Tiny \(\mu\) converges painfully slowly; values near the upper bound oscillate from the start. As a rule of thumb, choose at most half of the bound in (8).

Connection to the Wiener Filter

LMS converges in mean to the Wiener solution \(\mathbf{w}^\ast = \mathbf{R}^{-1}\mathbf{p}\) , with \(\mathbf{p} = E[d(n)\mathbf{x}(n)]\) :

\[ E\bigl[\mathbf{w}(n)\bigr] \xrightarrow{n \to \infty} \mathbf{w}^\ast \tag{11} \]

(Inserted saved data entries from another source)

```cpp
hipError_t launch_depth_sort(uint32_t* keys, uint32_t* keys_alt, uint32_t* vals, uint32_t* vals_alt, size_t n,
                             const uint32_t* range, uint32_t* range2, uint32_t* scratch, hipStream_t s) {
  if (n == 0) return hipSuccess;
  if (n > (size_t)kStCount) return hipErrorInvalidValue;
  switch (sort_items(n)) {
    case kTinySortItems:
      return depth_sort_tiled<kTinySortItems>(keys, keys_alt, vals, vals_alt, n, range, range2, scratch, s);
    case kSmallSortItems:
      return depth_sort_tiled<kSmallSortItems>(keys, keys_alt, vals, vals_alt, n, range, range2, scratch, s);
    default:
      return depth_sort_tiled<kSortItems>(keys, keys_alt, vals, vals_alt, n, range, range2, scratch, s);
  }
}

hipError_t exclusive_scan_gather(const uint32_t* vals, const uint32_t* idx, size_t n, uint32_t* out,
                                 uint32_t* scatter_out, uint32_t* bsum, uint32_t* total_out, hipStream_t stream,
                                 uint32_t stride) {
  const uint32_t nbs = (uint32_t)((n + kScanTile - 1) / kScanTile);
  if (n == 0) {
    hipError_t e = hipMemsetAsync(out, 0, sizeof(uint32_t), stream);
    if (e == hipSuccess && total_out) e = hipMemsetAsync(total_out, 0, sizeof(uint32_t), stream);
    return e;
  }
  hipLaunchKernelGGL(k_scan_reduce, dim3(nbs), dim3(256), 0, stream, vals, stride, idx, (uint32_t)n, bsum);
  hipLaunchKernelGGL(k_scan_bsum, dim3(1), dim3(256), 0, stream, bsum, nbs, total_out);
  hipLaunchKernelGGL(k_scan_down, dim3(nbs), dim3(256), 0, stream, vals, stride, idx, (uint32_t)n, bsum, out,
                     scatter_out);
  return hipGetLastError();
// ... 15 lines not shown
```

### wildgs-slam-blackwell_amd/csrc/wgsr_common.h

```cpp
#pragma once

#include <hip/hip_runtime.h>
#include <stdint.h>

namespace wgsr {

constexpr int kTile = 16;
constexpr int kTilePix = kTile * kTile;
constexpr int kWave = 64;
constexpr float kNearZ = 0.2f;
constexpr float kMinAlpha = 1.0f / 255.0f;
constexpr float kMaxAlpha = 0.99f;
constexpr float kMinT = 0.0001f;
constexpr float kL2E = 1.4426950408889634f;
constexpr float kConicSq = -0.5f * kL2E;
constexpr float kConicXY = -kL2E;
constexpr float kUnConicSq = -2.0f / kL2E, kUnConicXY = -1.0f / kL2E;

typedef float v2f __attribute__((ext_vector_type(2)));

__device__ __forceinline__ int lane_id() { return __lane_id(); }

__device__ __forceinline__ uint32_t lanes_below(uint64_t mask) {
  return __builtin_amdgcn_mbcnt_hi((uint32_t)(mask >> 32),
// ... 510 lines not shown
#pragma unroll
  for (int r = 0; r < 3; ++r)
#pragma unroll
    for (int k = 0; k < 3; ++k) c.Rw[r][k] = c.view[4 * k + r];
  c.W = W; c.H = H; c.tanx = tanx; c.tany = tany;
  c.fx = W / (2.0f * tanx);
  c.fy = H / (2.0f * tany);
}

__device__ __forceinline__ void ewa_T(const Cam& c, f3 t, float T[2][3], f3& tc, float& xmul, float& ymul) {
#pragma clang fp contract(off)
  const float limx = 1.3f * c.tanx, limy = 1.3f * c.tany;
  const float txtz = t.x / t.z, tytz = t.y / t.z;
  tc = {fminf(limx, fmaxf(-limx, txtz)) * t.z, fminf(limy, fmaxf(-limy, tytz)) * t.z, t.z};
  xmul = (txtz < -limx || txtz > limx) ? 0.f : 1.f;
  ymul = (tytz < -limy || tytz > limy) ? 0.f : 1.f;
  const float J00 = c.fx / tc.z, J02 = -(c.fx * tc.x) / (tc.z * tc.z);
  const float J11 = c.fy / tc.z, J12 = -(c.fy * tc.y) / (tc.z * tc.z);
#pragma unroll
  for (int k = 0; k < 3; ++k) {
    T[0][k] = J00 * c.Rw[0][k] + J02 * c.Rw[2][k];
    T[1][k] = J11 * c.Rw[1][k] + J12 * c.Rw[2][k];
  }
}

__device__ __forceinline__ void sym3(const float c6[6], float S[3][3]) {
  S[0][0] = c6[0]; S[0][1] = c6[1]; S[0][2] = c6[2];
  S[1][0] = c6[1]; S[1][1] = c6[3]; S[1][2] = c6[4];
  S[2][0] = c6[2]; S[2][1] = c6[4]; S[2][2] = c6[5];
}

__device__ __forceinline__ void cov2d(const float T[2][3], const float S[3][3], float& a, float& b, float& c) {
#pragma clang fp contract(off)
  float ST0[3], ST1[3];
#pragma unroll
  for (int i = 0; i < 3; ++i) {
    ST0[i] = S[i][0] * T[0][0] + S[i][1] * T[0][1] + S[i][2] * T[0][2];
    ST1[i] = S[i][0] * T[1][0] + S[i][1] * T[1][1] + S[i][2] * T[1][2];
  }
  a = T[0][0] * ST0[0] + T[0][1] * ST0[1] + T[0][2] * ST0[2] + 0.3f;
  b = T[0][0] * ST1[0] + T[0][1] * ST1[1] + T[0][2] * ST1[2];
  c = T[1][0] * ST1[0] + T[1][1] * ST1[1] + T[1][2] * ST1[2] + 0.3f;
}

__host__ __device__ constexpr size_t align256(size_t x) { return (x + 255) & ~size_t(255); }

#ifndef WGSR_SMALL_SORT_ITEMS
#define WGSR_SMALL_SORT_ITEMS 8
#endif
#ifndef WGSR_TINY_SORT_ITEMS
#define WGSR_TINY_SORT_ITEMS 4
#endif
constexpr int kSortItems = 16;
constexpr int kSmallSortItems = WGSR_SMALL_SORT_ITEMS;
constexpr int kTinySortItems = WGSR_TINY_SORT_ITEMS;
constexpr size_t kSmallSortN = size_t(1) << 21;
constexpr size_t kTinySortN = size_t(1) << 18;
constexpr int kScanTile = 1024;
constexpr int kPackedScanTile = 256;

__host__ __device__ inline int sort_items(size_t n) {
  return n <= kTinySortN ? kTinySortItems : (n <= kSmallSortN ? kSmallSortItems : kSortItems);
}
__host__ __device__ inline uint32_t sort_blocks(size_t n) {
  const size_t tile = 256 * (size_t)sort_items(n);
  return (uint32_t)((n + tile - 1) / tile);
}
constexpr int kRectPairLanes = 64;
constexpr size_t kDepthRangeOffset = 16 + 3 * 8 * kRectPairLanes;
constexpr size_t kCounterBytes = kDepthRangeOffset + 2 * 4 * kRectPairLanes;

struct PublishJob {
  const uint32_t* counter = nullptr;
  uint4* host = nullptr;
  uint32_t seq = 0;
};
__device__ __forceinline__ void publish_counts(const PublishJob& pj, int lane) {
  const unsigned long long* partial = reinterpret_cast<const unsigned long long*>(pj.counter + 4);
  unsigned long long v[3];
#pragma unroll
  for (int k = 0; k < 3; ++k) {
    v[k] = partial[k * kRectPairLanes + lane];
#pragma unroll
    for (int off = 32; off >= 1; off >>= 1) v[k] += (unsigned long long)__shfl_xor((long long)v[k], off, 64);
  }
  if (lane == 0) {
    const bool big = ((v[0] | v[1] | v[2]) >> 32) != 0;
    *pj.host = make_uint4((pj.seq << 8) | (pj.counter[1] & 0x7Fu) | (big ? 0x80u : 0u), (uint32_t)v[0],
                          (uint32_t)v[1], (uint32_t)v[2]);
  }
}
static_assert(kRectPairLanes == 64, "publish_counts: one lane per partial");

constexpr int kDepthPasses = 3;
constexpr int kDepthMaxDigitBits = 10;
constexpr int kDepthMaxDigits = 1 << kDepthMaxDigitBits;
struct DepthKeyPlan {
  uint32_t lo_r, cul;
  int R;
  int shift[kDepthPasses], bits[kDepthPasses];
  int extra_shift, extra_bits;
};
__host__ __device__ inline DepthKeyPlan depth_key_plan(uint32_t hi, uint32_t lo) {
  DepthKeyPlan p;
  if (hi < lo) {
    p.lo_r = 0u;
// ... 142 lines not shown
```

### wildgs-slam-blackwell_amd/csrc/wgsr_internal.h

```cpp
#pragma once

#include <hip/hip_runtime.h>
#include <stdint.h>

#include "wgsr.h"

namespace wgsr {

int radix_passes(int begin_bit, int end_bit);
hipError_t radix_sort_pairs(uint32_t* keys, uint32_t* keys_alt, uint32_t* vals, uint32_t* vals_alt, bool vals_iota,
                            size_t n, int begin_bit, int end_bit, uint32_t* status, uint32_t* totals,
                            hipStream_t stream, bool* result_in_alt,
                            uint2* digit_bounds = nullptr, bool* bounds_done = nullptr, bool sup_zeroed = false,
                            const uint32_t* ndev = nullptr);
size_t sort_sup_words(size_t n, int begin_bit, int end_bit, size_t* offset_words);

hipError_t launch_depth_sort(uint32_t* keys, uint32_t* keys_alt, uint32_t* vals, uint32_t* vals_alt, size_t n,
                             const uint32_t* range, uint32_t* range2, uint32_t* scratch, hipStream_t s);

hipError_t exclusive_scan_gather(const uint32_t* vals, const uint32_t* idx, size_t n, uint32_t* out,
                                 uint32_t* scatter_out, uint32_t* bsum, uint32_t* total_out, hipStream_t stream,
                                 uint32_t stride = 1);

hipError_t packed_scan_blocks(const uint32_t* packed, uint32_t stride, const uint32_t* idx, size_t n, void* bsum,
                              hipStream_t stream,
                              void* bsup = nullptr, const PublishJob& pub = PublishJob{});

int num_bits(uint32_t n);

int set_error(int code, const char* fmt, ...);

struct RasterGrid {
  int gx, gy, ntiles;
};

hipError_t launch_preprocess(const wgsr_raster_args& a, void* geom, int32_t* radii, int32_t* n_touched,
                             uint32_t* err_flag, unsigned long long* rect_pairs, int bshift, const ZeroJob& zero, hipStream_t s, uint32_t* meta);
hipError_t launch_cap_counts(const unsigned long long* partial, uint64_t cap_rect, uint64_t cap_bin, uint32_t* counts,
                             uint32_t* meta, hipStream_t s);
hipError_t launch_duplicate_bins(const wgsr_raster_args& a, void* geom, const uint32_t* depth_order, int bshift,
                                 uint8_t* pflag, uint32_t* keys, uint32_t* vals, bool bsup, const ZeroJob& zero,
                                 uint32_t* meta, hipStream_t s, uint32_t cap_slots = 0xFFFFFFFFu,
                                 uint32_t cap_pairs = 0xFFFFFFFFu);
hipError_t launch_duplicate(const wgsr_raster_args& a, const void* geom, const uint32_t* sorted_g, uint32_t P,
                            uint32_t* keys, uint32_t* slot_g, uint8_t* pflag, hipStream_t s);
uint32_t argsort_small_max();
hipError_t launch_argsort_small(const uint32_t* keys, uint32_t n, uint32_t* perm, hipStream_t s);
hipError_t launch_bin_depth_sort(const wgsr_raster_args& a, const uint32_t* sorted_keys, const uint32_t* sorted_g,
                                 uint32_t NB, int bshift, uint2* bounds, bool bounds_done, const uint32_t* gdepth,
                                 uint32_t* okeys, uint32_t* ogid, void* scratch, hipStream_t s,
                                 uint32_t* lists = nullptr, uint2* ranges = nullptr, uint32_t* tile_len = nullptr,
                                 uint32_t* meta = nullptr);
hipError_t launch_expand_bins(const wgsr_raster_args& a, const uint32_t* sorted_keys, const uint32_t* sorted_g,
                              uint32_t NB, int bshift, uint2* bounds, bool bounds_done, uint32_t* lists, uint2* ranges,
                              uint32_t* tile_len, uint32_t* meta, hipStream_t s);
hipError_t launch_ranges(const uint32_t* sorted_keys, uint32_t N, int ntiles, uint2* ranges, uint32_t* len,
                         uint32_t* meta, hipStream_t s);
hipError_t launch_tile_order(const uint32_t* work_quads, int ntiles, uint32_t* order, hipStream_t s);
hipError_t launch_render_fwd(const wgsr_raster_args& a, const uint2* ranges, const uint32_t* point_g,
                             const void* geom, float* out_color, float* out_depth,
                             float* out_opacity, float* final_T, uint32_t* n_contrib, int32_t* n_touched,
                             uint32_t* tile_m4, hipStream_t s);
hipError_t launch_zero_u32(uint32_t* p, size_t n, hipStream_t s);
hipError_t launch_check_tile_lists(const wgsr_raster_args& a, int bshift, uint64_t num_rendered, const void* binning,
                                   const void* image, uint32_t* bad, hipStream_t s);
hipError_t launch_mark_visible(int P, const float* means3D, const float* view, const float* proj, uint8_t* present,
                               hipStream_t s);
// ... 24 lines not shown
```

Baseline: 1.433 billion Gaussians/s.

## Template wide radix pass on block size and add LDS match-table ranking

The single-pass wide radix sort kernels (histogram and scatter) now take the thread count as a template parameter. With the default item count they run 512 threads per block, each handling fewer keys, and per-wave counters and scans are generalised to any number of waves. For the default item count the scatter kernel also replaces the ballot-based digit peer matching with an LDS table of 64-bit masks built by atomicOr, reusing the staging buffer. The aim is more parallelism per tile and a cheaper match step for 9-10 bit digits, at the cost of more LDS atomics and per-thread bookkeeping.

Measured after the change: 1.448 billion Gaussians/s (median of 6 runs). 1.1% higher.

```diff
diff --git a/wildgs-slam-blackwell_amd/csrc/capi.hip b/wildgs-slam-blackwell_amd/csrc/capi.hip
--- a/wildgs-slam-blackwell_amd/csrc/capi.hip
+++ b/wildgs-slam-blackwell_amd/csrc/capi.hip
@@ -185,6 +185,10 @@
 size_t bin_depth_max_avg() {
   const char* e = getenv("WGSR_BIN_DEPTH_MAX_AVG");
   return e ? (size_t)strtoull(e, nullptr, 10) : (size_t)6144;
+}
+int bin_sort_threads() {
+  const char* e = getenv("WGSR_BIN_SORT_THREADS");
+  return e ? atoi(e) : 0;
 }
 constexpr int kDepthBits = 32;
 constexpr bool kFullDepthInAlt = ((kDepthBits + 7) / 8) % 2 == 1;
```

Because LMS uses an instantaneous gradient, a finite excess MSE remains. RLS (Recursive Least Squares) accelerates convergence at higher cost.

When to Use What

Use caseChoiceReason
Stationary input levelLMSSmallest implementation, lowest cost
Speech / time-varying signalsNLMSRobust to input-power swings
Fast convergence is criticalRLSQuadratic cost \(O(L^2)\) but quick
Embedded / low-resource targetsLMS / NLMS\(O(L)\) is sufficient

References

  • Haykin, S. (2014). Adaptive Filter Theory (5th ed.). Pearson. Chapters 5-6.
  • Widrow, B., & Stearns, S. D. (1985). Adaptive Signal Processing. Prentice Hall.
  • Sayed, A. H. (2008). Adaptive Filters. Wiley-IEEE Press.